Data excerpts
====

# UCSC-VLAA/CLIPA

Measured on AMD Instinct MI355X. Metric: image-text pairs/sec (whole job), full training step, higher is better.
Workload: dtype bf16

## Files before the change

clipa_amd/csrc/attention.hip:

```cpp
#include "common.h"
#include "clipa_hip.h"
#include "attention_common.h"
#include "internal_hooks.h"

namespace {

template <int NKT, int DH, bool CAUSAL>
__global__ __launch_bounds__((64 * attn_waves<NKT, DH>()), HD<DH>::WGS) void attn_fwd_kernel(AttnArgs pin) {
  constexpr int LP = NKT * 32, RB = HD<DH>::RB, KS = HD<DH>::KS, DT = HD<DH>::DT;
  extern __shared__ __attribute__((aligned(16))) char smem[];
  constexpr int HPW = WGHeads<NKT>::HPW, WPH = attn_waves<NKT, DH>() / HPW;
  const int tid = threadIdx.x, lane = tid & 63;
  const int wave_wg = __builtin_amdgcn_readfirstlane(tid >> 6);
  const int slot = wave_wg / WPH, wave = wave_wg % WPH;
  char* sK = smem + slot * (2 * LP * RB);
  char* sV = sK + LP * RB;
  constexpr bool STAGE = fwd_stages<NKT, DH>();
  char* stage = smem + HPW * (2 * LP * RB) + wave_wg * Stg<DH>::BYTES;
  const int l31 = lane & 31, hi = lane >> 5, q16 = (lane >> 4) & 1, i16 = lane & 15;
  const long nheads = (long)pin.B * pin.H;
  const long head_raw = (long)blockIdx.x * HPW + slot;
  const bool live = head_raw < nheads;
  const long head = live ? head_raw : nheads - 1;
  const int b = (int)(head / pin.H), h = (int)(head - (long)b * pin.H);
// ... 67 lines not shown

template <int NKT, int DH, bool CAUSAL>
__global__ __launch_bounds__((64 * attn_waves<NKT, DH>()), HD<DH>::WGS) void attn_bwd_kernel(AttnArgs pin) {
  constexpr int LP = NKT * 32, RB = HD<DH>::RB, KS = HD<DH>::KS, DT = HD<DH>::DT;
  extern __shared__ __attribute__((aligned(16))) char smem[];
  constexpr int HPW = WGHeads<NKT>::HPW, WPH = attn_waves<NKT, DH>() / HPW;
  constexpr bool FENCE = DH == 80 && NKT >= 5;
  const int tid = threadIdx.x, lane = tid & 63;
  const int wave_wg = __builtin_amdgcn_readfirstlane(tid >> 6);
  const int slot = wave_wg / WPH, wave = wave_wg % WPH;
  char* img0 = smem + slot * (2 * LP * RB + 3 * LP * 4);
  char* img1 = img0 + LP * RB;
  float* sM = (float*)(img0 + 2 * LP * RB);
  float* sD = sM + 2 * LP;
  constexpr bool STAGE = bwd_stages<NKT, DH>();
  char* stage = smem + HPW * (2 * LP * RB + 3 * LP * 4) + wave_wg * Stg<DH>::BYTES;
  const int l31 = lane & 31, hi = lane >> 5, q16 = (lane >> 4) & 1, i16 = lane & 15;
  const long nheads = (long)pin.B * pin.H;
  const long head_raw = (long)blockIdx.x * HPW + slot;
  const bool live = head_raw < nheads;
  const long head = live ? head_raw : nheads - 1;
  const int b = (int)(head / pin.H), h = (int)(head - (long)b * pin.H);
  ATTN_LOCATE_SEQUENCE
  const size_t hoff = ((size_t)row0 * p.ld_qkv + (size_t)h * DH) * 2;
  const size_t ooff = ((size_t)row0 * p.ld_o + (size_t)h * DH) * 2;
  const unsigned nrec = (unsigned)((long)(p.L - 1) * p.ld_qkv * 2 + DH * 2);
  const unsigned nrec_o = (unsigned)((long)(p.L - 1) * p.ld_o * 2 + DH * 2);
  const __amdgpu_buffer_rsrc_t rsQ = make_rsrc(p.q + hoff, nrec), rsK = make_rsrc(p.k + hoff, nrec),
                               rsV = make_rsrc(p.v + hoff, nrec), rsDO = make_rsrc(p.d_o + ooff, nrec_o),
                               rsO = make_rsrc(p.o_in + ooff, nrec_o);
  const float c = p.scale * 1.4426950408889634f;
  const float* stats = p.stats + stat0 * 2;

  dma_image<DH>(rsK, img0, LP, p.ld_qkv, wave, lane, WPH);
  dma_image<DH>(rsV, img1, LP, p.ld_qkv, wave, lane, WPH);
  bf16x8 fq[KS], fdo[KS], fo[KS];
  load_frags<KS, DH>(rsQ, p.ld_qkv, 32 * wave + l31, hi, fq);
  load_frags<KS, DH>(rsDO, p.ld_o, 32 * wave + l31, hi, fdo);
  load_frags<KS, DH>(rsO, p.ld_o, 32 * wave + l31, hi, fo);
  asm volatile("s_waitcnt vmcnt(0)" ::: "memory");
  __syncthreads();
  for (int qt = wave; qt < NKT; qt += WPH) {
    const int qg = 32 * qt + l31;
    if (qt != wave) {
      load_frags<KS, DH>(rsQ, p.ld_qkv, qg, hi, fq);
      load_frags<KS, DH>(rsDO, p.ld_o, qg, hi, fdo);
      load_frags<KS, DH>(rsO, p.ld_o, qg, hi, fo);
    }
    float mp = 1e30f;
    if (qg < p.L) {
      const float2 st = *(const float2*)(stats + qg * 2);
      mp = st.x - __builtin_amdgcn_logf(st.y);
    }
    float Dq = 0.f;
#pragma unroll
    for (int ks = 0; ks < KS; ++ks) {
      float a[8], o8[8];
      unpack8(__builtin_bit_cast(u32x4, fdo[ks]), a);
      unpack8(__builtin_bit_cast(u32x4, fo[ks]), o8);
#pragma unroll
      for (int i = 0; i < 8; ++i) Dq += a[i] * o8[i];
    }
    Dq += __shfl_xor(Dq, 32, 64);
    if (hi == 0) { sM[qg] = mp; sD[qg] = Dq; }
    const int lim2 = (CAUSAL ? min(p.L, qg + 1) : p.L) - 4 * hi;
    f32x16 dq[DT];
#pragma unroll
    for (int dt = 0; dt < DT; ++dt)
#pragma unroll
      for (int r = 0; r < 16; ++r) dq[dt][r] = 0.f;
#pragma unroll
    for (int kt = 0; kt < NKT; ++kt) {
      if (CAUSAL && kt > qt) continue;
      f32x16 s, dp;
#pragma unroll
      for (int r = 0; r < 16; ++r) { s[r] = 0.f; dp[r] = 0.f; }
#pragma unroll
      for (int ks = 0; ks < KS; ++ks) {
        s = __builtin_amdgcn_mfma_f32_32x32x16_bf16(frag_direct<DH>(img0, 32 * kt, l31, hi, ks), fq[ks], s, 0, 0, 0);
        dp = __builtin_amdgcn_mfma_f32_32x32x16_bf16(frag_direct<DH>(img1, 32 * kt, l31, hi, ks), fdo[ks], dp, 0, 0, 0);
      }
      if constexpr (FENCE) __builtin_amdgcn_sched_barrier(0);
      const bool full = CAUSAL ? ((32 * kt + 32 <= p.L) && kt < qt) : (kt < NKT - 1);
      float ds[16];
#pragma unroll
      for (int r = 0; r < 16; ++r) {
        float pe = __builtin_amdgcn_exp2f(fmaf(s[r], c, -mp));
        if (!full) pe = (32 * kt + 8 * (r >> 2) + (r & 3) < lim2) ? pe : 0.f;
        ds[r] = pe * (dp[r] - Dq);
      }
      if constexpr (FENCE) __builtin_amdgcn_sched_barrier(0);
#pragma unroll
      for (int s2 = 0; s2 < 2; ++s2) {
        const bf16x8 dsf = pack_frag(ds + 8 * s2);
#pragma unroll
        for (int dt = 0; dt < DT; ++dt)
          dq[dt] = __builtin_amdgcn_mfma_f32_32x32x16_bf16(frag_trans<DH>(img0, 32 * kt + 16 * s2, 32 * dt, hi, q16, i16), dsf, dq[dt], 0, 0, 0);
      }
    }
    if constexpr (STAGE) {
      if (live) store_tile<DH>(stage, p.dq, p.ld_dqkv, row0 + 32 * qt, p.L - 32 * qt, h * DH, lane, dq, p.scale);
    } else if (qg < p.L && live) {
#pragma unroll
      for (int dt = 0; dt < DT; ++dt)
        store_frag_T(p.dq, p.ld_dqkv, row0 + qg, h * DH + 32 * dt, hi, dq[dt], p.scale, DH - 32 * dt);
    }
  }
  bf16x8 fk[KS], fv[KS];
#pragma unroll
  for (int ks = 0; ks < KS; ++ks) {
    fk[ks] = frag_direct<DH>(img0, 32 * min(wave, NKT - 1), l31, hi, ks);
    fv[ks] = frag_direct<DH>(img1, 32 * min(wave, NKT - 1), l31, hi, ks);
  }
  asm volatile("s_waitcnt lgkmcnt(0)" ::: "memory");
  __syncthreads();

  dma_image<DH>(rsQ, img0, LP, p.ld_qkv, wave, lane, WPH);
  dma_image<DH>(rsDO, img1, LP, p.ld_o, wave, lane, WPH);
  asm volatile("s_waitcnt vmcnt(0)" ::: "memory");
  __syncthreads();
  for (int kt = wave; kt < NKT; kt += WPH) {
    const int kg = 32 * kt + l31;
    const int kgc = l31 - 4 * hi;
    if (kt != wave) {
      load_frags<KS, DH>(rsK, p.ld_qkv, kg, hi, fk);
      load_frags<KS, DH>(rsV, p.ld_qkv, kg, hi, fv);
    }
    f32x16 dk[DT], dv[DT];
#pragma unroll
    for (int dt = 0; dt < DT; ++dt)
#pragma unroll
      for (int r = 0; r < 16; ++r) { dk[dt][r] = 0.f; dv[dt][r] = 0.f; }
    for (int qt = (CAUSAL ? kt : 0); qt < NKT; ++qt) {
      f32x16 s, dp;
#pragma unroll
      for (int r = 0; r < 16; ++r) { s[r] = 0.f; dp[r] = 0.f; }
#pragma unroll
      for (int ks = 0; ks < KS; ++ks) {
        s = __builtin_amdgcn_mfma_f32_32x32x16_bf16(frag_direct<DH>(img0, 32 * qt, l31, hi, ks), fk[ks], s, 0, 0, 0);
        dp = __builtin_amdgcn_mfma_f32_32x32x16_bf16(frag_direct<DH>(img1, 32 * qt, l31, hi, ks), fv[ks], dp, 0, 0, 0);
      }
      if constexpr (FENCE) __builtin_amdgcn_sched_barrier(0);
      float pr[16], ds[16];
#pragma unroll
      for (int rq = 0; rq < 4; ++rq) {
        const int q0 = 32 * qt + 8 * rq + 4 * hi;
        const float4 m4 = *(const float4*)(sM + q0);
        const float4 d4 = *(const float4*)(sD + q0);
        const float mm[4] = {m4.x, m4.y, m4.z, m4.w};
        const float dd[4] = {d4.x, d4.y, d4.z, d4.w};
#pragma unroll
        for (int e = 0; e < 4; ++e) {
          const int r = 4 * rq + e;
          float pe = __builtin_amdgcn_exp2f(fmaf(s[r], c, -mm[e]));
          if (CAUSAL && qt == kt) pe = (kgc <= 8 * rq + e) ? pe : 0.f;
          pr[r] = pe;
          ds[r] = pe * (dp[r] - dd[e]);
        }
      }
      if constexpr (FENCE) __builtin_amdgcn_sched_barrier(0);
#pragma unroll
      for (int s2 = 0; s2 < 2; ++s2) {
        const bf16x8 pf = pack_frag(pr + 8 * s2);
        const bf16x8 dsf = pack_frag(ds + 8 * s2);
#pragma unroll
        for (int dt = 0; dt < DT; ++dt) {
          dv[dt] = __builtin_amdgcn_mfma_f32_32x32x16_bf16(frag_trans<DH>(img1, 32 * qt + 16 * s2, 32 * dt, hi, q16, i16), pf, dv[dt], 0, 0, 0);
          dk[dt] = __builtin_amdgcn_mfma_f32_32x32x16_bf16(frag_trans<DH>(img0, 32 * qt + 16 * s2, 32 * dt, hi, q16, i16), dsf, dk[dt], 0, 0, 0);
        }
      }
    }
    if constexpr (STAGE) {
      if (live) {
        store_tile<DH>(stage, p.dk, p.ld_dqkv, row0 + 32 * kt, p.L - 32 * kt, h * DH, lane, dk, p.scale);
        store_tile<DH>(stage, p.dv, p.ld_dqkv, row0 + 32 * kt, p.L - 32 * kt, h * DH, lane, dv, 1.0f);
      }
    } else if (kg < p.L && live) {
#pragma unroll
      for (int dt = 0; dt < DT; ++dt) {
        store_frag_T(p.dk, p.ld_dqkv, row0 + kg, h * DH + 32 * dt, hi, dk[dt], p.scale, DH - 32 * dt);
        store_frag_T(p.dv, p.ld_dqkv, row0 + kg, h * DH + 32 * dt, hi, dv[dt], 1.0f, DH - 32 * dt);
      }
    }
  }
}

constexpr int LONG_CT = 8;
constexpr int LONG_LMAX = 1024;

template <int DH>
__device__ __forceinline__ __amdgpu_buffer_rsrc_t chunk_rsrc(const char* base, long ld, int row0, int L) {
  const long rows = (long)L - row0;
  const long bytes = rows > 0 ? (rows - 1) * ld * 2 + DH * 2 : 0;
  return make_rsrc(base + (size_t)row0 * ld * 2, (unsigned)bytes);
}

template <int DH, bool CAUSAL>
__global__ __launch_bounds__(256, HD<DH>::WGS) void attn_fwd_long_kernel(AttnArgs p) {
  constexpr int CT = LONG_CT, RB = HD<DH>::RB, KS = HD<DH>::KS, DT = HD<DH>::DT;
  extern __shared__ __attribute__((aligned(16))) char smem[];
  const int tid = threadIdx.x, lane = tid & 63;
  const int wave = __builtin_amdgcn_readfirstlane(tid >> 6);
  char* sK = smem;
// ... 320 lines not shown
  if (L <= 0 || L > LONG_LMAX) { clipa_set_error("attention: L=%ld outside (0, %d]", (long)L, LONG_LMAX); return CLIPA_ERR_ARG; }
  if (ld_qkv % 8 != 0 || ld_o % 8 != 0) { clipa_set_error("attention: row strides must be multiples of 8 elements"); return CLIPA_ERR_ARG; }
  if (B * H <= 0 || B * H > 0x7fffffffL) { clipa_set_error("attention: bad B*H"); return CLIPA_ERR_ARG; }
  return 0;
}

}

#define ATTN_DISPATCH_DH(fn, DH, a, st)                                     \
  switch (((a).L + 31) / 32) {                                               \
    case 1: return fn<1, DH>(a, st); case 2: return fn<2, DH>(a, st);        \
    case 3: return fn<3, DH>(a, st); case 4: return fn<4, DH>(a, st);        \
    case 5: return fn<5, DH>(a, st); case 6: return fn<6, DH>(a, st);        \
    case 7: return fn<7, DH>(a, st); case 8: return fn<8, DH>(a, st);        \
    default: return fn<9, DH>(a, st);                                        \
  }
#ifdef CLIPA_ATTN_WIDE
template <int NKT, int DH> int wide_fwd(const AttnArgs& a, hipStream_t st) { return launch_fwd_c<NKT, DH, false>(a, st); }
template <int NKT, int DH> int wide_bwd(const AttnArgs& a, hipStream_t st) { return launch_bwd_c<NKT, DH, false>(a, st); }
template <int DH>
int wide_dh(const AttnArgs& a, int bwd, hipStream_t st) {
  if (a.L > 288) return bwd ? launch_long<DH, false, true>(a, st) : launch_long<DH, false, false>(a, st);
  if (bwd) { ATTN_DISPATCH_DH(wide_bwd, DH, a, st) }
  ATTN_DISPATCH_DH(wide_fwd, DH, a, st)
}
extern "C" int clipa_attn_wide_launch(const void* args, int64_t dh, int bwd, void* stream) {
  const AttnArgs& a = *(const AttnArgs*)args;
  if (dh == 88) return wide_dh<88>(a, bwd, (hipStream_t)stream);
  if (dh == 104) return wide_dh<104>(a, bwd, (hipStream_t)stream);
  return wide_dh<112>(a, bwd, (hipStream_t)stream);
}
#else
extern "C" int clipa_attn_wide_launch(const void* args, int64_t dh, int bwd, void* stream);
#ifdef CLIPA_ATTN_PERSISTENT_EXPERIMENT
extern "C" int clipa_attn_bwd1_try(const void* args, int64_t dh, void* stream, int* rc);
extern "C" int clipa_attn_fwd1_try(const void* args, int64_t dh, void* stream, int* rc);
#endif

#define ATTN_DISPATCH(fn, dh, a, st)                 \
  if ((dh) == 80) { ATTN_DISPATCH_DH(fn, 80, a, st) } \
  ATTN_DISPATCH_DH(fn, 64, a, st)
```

====

*WHAT THE TASK REQUIRES:* In these entries, some lines may contain the string "ifdef". Give the number of such lines and nothing more.

*SOLUTION TO THIS PROBLEM:* 2